(Stored items)

# hku-mars/LiDAR_IMU_Init

Hardware: AMD Instinct MI355X
Metric: ICP+ESKF scans/sec @100k pts/scan (higher is better)
Workload: dtype f64; 1 GPU; stream100k: 100000 pts/scan (time-sorted) vs 1000000-pt local map, max_iteration 5, LIO mode (12-col H), static map, voxel-grid leaf 0.05; scans resident in HBM, 8 distinct scans cycled, the state reset to the scan's propagated state every step; map_points=1000000, params=harness/launch/ouster (reference-format yaml + launch), parallelism=points sharded x1, transport=none, rccl_ranks=0

## Files before the change

lidar_imu_init_amd/csrc/lii_capi.cpp:

```cpp
#include "lii_context.h"

using namespace lii_impl;

namespace lii_impl {

thread_local std::string g_err;

static constexpr unsigned kProfEventFlags = hipEventDisableSystemFence;

void harvest_knn_events(lii_handle h) {
  const unsigned int due = h->prof.ev_it_due;
  h->prof.ev_it_due = 0u;
  for (int it = 0; it < 16; it++) {
    if (!((due >> it) & 1u)) continue;
    float kk = 0;
    if (hipEventElapsedTime(&kk, h->prof.ev_it[2 * it], h->prof.ev_it[2 * it + 1]) != hipSuccess) continue;
    h->prof.timings[7] += kk;
    h->prof.timings[5] += 1;
  }
}

int fail(lii_handle h, int code, const std::string& msg) {
  if (h) h->err = msg;
  g_err = msg;
// ... 49 lines not shown
  return rb;
}
PoseArg pose_of(const lii_state& s) {
  PoseArg p;
  std::memcpy(p.R, s.rot_end, 72);
  std::memcpy(p.p, s.pos_end, 24);
  std::memcpy(p.RLI, s.offset_R_L_I, 72);
  std::memcpy(p.TLI, s.offset_T_L_I, 24);
  return p;
}
bool fuse_filter(lii_handle h, float leaf) {
  if (!(leaf > 0.f) || h->voxel_sort || h->no_fuse) return false;
  if (h->vh.part_world > 1) return true;
  return h->vh_mode == 1 && (h->vh_pinned || leaf == h->vh_leaf);
}
DeskewPlan deskew_plan(lii_handle h, const float4* in, float4* out, int n, bool sorted, const unsigned long long* extent, float leaf, bool fused,
                       DeskewCtrl ctrl) {
  DeskewPlan dp = {};
  dp.in = in; dp.out = out; dp.n = n; dp.sorted = sorted ? 1 : 0; dp.extent = extent; dp.bbox_rows = h->d_bbox_rows;
  dp.leaf = leaf; dp.vh = fused ? &h->vh : nullptr;
  if (ctrl == DeskewCtrl::pulled) { dp.ctrl_src = h->h_ctrl; dp.ctrl_dst = h->d_ctrl; dp.ctrl_bytes = (sizeof(IekfCtrl) + 15) / 16 * 16; }
#ifdef LII_GAP_TRACE
  if (ctrl != DeskewCtrl::none) dp.gap = h->d_gran;
#endif
  return dp;
}
int resolve_n_body(lii_handle h) {
  if (!h->n_body_pending) return LII_OK;
  int* v = h->h_small->n_body;
  HIPCHK(h, hipMemcpyAsync(v, h->d_nbody, 2 * sizeof(int), hipMemcpyDeviceToHost, h->stream));
  HIPCHK(h, hipStreamSynchronize(h->stream));
  h->n_body = v[0];
// ... 767 lines not shown
  unsigned int* mm = h->d_mm + 8 * h->mm_sel;
  if (h->bbox_rows == 0) {
    h->mm_sel ^= 1;
    launch_voxel_minmax(h->d_scan, n, mm, h->d_mm + 8 * h->mm_sel, s);
  }
  h->vh_calls++;
  if (h->vh_flag_pending && h->vh_calls >= h->vh_due) {
    HIPCHK(h, hipEventSynchronize(h->ev_vh));
    h->vh_flag_pending = false;
    if (h->vh_mode == 0 && *h->h_vh_crowded <= 32u) h->vh_mode = 1;
    else if (h->vh_mode == 1 && *h->h_vh_crowded > 64u) h->vh_mode = 0;
  }
  int hash_stages = 3;
  const bool inserted = h->vh_inserted;
  h->vh_inserted = false;
  if (inserted && leaf != h->vh_inserted_leaf) return fail(h, LII_ERR_STATE, "lii_downsample: the de-skew prepared the voxel filter for another leaf size");
  if (inserted) hash_stages = 4;
  if (!inserted && !h->vh_pinned && !h->voxel_sort && leaf != h->vh_leaf) {
    h->vh_leaf = leaf;
    h->vh_flag_pending = false;
    HIPCHK(h, hipMemsetAsync(h->vh.crowded, 0, sizeof(unsigned int), s));
    launch_voxel_hash(h->vh, h->d_scan, n, mm, h->d_bbox_rows, h->bbox_rows, leaf, h->d_body, h->d_nbody, h->d_nbody + 1, h->d_vpcl_out, 1, 0u, s);
    HIPCHK(h, hipMemcpyAsync(h->h_vh_crowded, h->vh.crowded, sizeof(unsigned int), hipMemcpyDeviceToHost, s));
    HIPCHK(h, hipMemsetAsync(h->vh.crowded, 0, sizeof(unsigned int), s));
    HIPCHK(h, hipStreamSynchronize(s));
    h->vh_mode = *h->h_vh_crowded > 32u ? 0 : 1;
    hash_stages = 2;
    if (h->vh_mode == 0)
      launch_voxel_hash_clear(h->vh, voxel_hash_slots(n), s);
  }
  const bool use_hash = inserted || (h->vh_mode == 1 && !h->voxel_sort);
  h->voxel_path_hash = use_hash;
  const bool by_voxel = inserted && h->vh.part_world > 1;
  if (use_hash) {
    if (++h->vh_epoch == 0u) h->vh_epoch = 1u;
    launch_voxel_hash(h->vh, h->d_scan, n, mm, h->d_bbox_rows, h->bbox_rows, leaf, h->d_body, h->d_nbody, h->d_nbody + 1, h->d_vpcl_out, hash_stages, h->vh_epoch, s, h->test_emit_late ? 1 : 0, inten, inten_out);
    if (!h->vh_pinned && !by_voxel && !h->vh_flag_pending && (++h->vh_watch & 15) == 0) {
      HIPCHK(h, hipMemcpyAsync(h->h_vh_crowded, h->vh.crowded, sizeof(unsigned int), hipMemcpyDeviceToHost, s));
      HIPCHK(h, hipMemsetAsync(h->vh.crowded, 0, sizeof(unsigned int), s));
      HIPCHK(h, hipEventRecord(h->ev_vh, s));
      h->vh_flag_pending = true;
      h->vh_due = h->vh_calls + 8;
    }
  } else {
    const VoxelSortPlan plan = voxel_sort_plan(n);
    launch_voxel_keys(h->d_scan, n, mm, h->d_bbox_rows, h->bbox_rows, leaf, h->d_vkeys_a, h->d_vpcl_in,
                      h->d_nbody + 1, plan.samples ? h->d_vsplit + 2048 : nullptr, plan.width, s);
    VoxelSortBuffers vb;
    vb.pcl_in = h->d_vpcl_in; vb.pcl_out = h->d_vpcl_out;
    vb.samples = h->d_vsplit + 2048;
    vb.keys_in = h->d_vkeys_a; vb.keys_out = h->d_vkeys_b; vb.idx_out = h->d_vidx_b;
// ... 150 lines not shown
```

lidar_imu_init_amd/csrc/lii_capi_register.cpp:

```cpp
#include "lii_context.h"
#include <cstddef>

#include "lii_hostmath.h"

using namespace lii_impl;

namespace {

int next_knn_epoch(lii_handle h) {
  h->knn_epoch = h->knn_epoch >= 0x3FFFFFFE ? 1 : h->knn_epoch + 1;
  return h->knn_epoch;
}
void launch_knn(lii_handle h, const GridView& g, const RegistrationBuffers& rb, const PoseArg* pose, int forced, int epoch,
                hipEvent_t ev_start = nullptr, hipEvent_t ev_stop = nullptr) {
  lii::launch_knn(g, rb, pose, h->d_ctrl, forced, h->d_ctrl->search_pose, h->stream, epoch, ev_start, ev_stop);
}

void note_noise_pass(lii_handle h) { if (h->noise.model == 1) h->noise.have_pass = true; }

int iterate(lii_handle h, const lii_state* st, bool search, bool imu_en, double* out91) {
  if (h->n_body <= 0) return fail(h, LII_ERR_STATE, "no down-sampled scan (call lii_downsample / lii_downsample_skip)");
  int rc = commit_map(h);
  if (rc != LII_OK) return rc;
  if (!search && !h->have_search) return fail(h, LII_ERR_STATE, "non-search iteration before any search");
// ... 102 lines not shown
void run_wait_hook(lii_handle h, bool inside) {
  if (!h->wait_hook) return;
  void (*hook)(void*) = h->wait_hook;
  h->wait_hook = nullptr;
  if (inside) h->in_wait_hook = true;
  hook(h->wait_hook_arg);
  if (inside) h->in_wait_hook = false;
}

struct DevicePasses {
  lii_handle h; const lii_iekf_opts* opts; hipStream_t s;
  GridView g; RegistrationBuffers rb;
  const PoseArg* pose;
  bool prof;
  unsigned int plan;

  int enqueue(int it) {
    const bool knn = it >= 16 || ((plan >> it) & 1u);
    const int epoch = knn ? next_knn_epoch(h) : 0;
    if (knn) {
      if (h->prof.kp_active) { const int r = kp_mark(h, LII_KP_KNN, it); if (r != LII_OK) return r; }
      if (prof && it < 16) launch_knn(h, g, rb, pose, -1, epoch, h->prof.ev_it[2 * it], h->prof.ev_it[2 * it + 1]);
      else launch_knn(h, g, rb, pose, -1, epoch);
    }
    if (h->prof.kp_active) { const int r = kp_mark(h, LII_KP_FIT, it); if (r != LII_OK) return r; }
    if (knn && h->wide_listed && !h->net.comm && h->net.n_ranks <= 1) launch_complete_listed(g, rb, h->d_ctrl, -1, s, epoch);
    launch_fit_reduce(g, rb, pose, h->d_ctrl, -1, opts->imu_en ? 1 : 0, h->cfg.plane_threshold, h->cfg.laser_point_cov_inv, s, epoch);
    note_noise_pass(h);
    if (h->prof.kp_active) { const int r = kp_mark(h, LII_KP_SOLVE, it); if (r != LII_OK) return r; }
    if (!h->net.comm) {
      launch_reduce_solve(rb, h->d_gran, h->d_ctrl, h->h_res, mailbox_view(h), s, epoch);
      return LII_OK;
    }
    launch_reduce91(rb, h->d_out91, h->d_ctrl, -1, s, epoch);
    ncclResult_t r = ncclAllReduce(h->d_out91, h->d_out91 + 128, kNormalEq, ncclDouble, ncclSum, h->net.comm, s);
    if (r != ncclSuccess) return fail(h, LII_ERR_COMM, std::string("ncclAllReduce: ") + ncclGetErrorString(r));
    launch_iekf_solve(h->d_ctrl, h->d_out91 + 128, h->h_res, s);
    return LII_OK;
  }

  int wait() {
    const int parked_word = h->update_seq | kLoopParked;
    if (h->poll_result && !h->net.comm) {
      volatile int* done = &h->h_res->done;
      unsigned int spins = 0;
// ... 136 lines not shown
  if (!h->ctrl_preloaded) {
    if (h->staging_busy) HIPCHK(h, hipStreamSynchronize(s));
    fill_ctrl(h, state, state_prop, opts);
    HIPCHK(h, hipMemcpyAsync(h->d_ctrl, h->h_ctrl, sizeof(IekfCtrl), hipMemcpyHostToDevice, s));
  }
  h->ctrl_preloaded = false;
  h->h_res->singular = 0; h->h_res->it = -1;
  if (h->lm.in_job) {
    rc = local_map_enqueue(h, h->d_ctrl->st + 9, nullptr, h->prof.kp_active);
    if (rc != LII_OK) return rc;
  }
  const bool prof = h->prof.profiling && h->prof.prof_mode != 3;
  DevicePasses p = {h, opts, s, grid_view(h), reg_buffers(h), reinterpret_cast<const PoseArg*>(h->d_ctrl), prof, h->plan_cur};
  if (prof) harvest_knn_events(h);
  const unsigned int plan0 = p.plan;
  const auto t_loop0 = std::chrono::steady_clock::now();
  for (int it = 0; it < opts->max_iterations; it++) {
    if (it < 16 && !((p.plan >> (16 + it)) & 1u)) break;
    rc = p.enqueue(it);
    if (rc != LII_OK) return rc;
  }
  if (h->diag) h->prof.host_loop_enq_us = std::chrono::duration<double, std::micro>(std::chrono::steady_clock::now() - t_loop0).count();
  if (h->prof.kp_active) { rc = kp_mark(h, LII_KP_KINDS); if (rc != LII_OK) return rc; }
  h->map_enqueued_early = false;
  if (h->map_after_update && !h->net.comm && !h->prof.profiling) {
    const auto t_me0 = std::chrono::steady_clock::now();
    h->map_enqueued_early = map_update_early(h) == 1;
    p.g = grid_view(h);
    if (h->diag) h->prof.host_map_us[1] += std::chrono::duration<double, std::micro>(std::chrono::steady_clock::now() - t_me0).count();
  }
  if (h->pub.any()) { rc = publish_enqueue(h, h->d_ctrl, nullptr, true); if (rc != LII_OK) return rc; }
  prearm_arm(h);
  run_wait_hook(h, true);
  bool parked_once = false;
  rc = p.wait();
  if (rc == LII_OK) rc = p.continue_parked(&parked_once);
  if (rc != LII_OK) return rc;
  if (h->pub.any() && parked_once) {
// ... 255 lines not shown
    src_dev = nullptr;
  }
  const float4* const src4 = static_cast<const float4*>(src_dev);
  if (feed || cv) {
    rc = feed ? imu_prologue(h, jv, &job->opts, feed, state, adopt, src4, n_next) : cv_prologue(h, jv, &job->opts, cv, state, adopt, src4, n_next);
    if (rc != LII_OK) { h->prof.kp_active = false; return rc; }
  } else {
    const int rc_now = fast ? fast_prologue(h, jv, &job->opts, state, state_prop, adopt, src4, n_next, use_pre, &rc)
                            : general_prologue(h, jv, &job->opts, state, state_prop, adopt, src_dev, src_n, n_next, &rc);
    if (rc_now != LII_OK) return rc_now;
  }
  if (h->ctrl_preloaded && h->ctrl_pending) {
    HIPCHK(h, hipMemcpyAsync(h->d_ctrl, h->h_ctrl, h->ctrl_pending, hipMemcpyHostToDevice, h->stream));
    h->ctrl_pending = 0;
  }
  if (rc == LII_OK) rc = jv.leaf > 0 ? lii_downsample(h, jv.leaf, nullptr, nullptr) : lii_downsample_skip(h, nullptr);
  const auto t_pre = std::chrono::steady_clock::now();
  h->map_after_update = jv.map_update && !h->host_solve;
  h->map_enqueued_early = false;
  h->wait_hook = rc == LII_OK ? jv.while_waiting : nullptr;
  h->wait_hook_arg = jv.while_waiting_arg;
  h->lm.in_job = local_map && rc == LII_OK;
  if (rc == LII_OK) rc = lii_iekf_update(h, state, state_prop ? state_prop : state, &job->opts, report);
  if (h->lm.in_job) {
    if (rc == LII_OK) local_map_settle(h);
    else h->lm.counts_pending = true;
    h->lm.in_job = false;
  }
  run_wait_hook(h, false);
  h->map_after_update = false;
  if (rc == LII_OK && jv.map_update && !h->map_enqueued_early) rc = lii_map_incremental(h, state, nullptr, nullptr);
  h->map_enqueued_early = false;
  h->poses_preloaded = h->ctrl_preloaded = false;
  h->prof.kp_active = false;
  note_host_times(h, t_entry, t_first, t_pre);
  lii_state* const prop_out = feed ? feed->prop_out : (cv ? cv->prop_out : nullptr);
  if (rc == LII_OK && prop_out) std::memcpy(prop_out, h->imu.h_out.get(), sizeof(lii_state));
  return rc;
// ... 200 lines not shown
```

The task: Check every line of the data above for the string "hipStreamSynchronize", and copy those that have it.

Your solution:
  HIPCHK(h, hipStreamSynchronize(h->stream));
    HIPCHK(h, hipStreamSynchronize(s));
    if (h->staging_busy) HIPCHK(h, hipStreamSynchronize(s));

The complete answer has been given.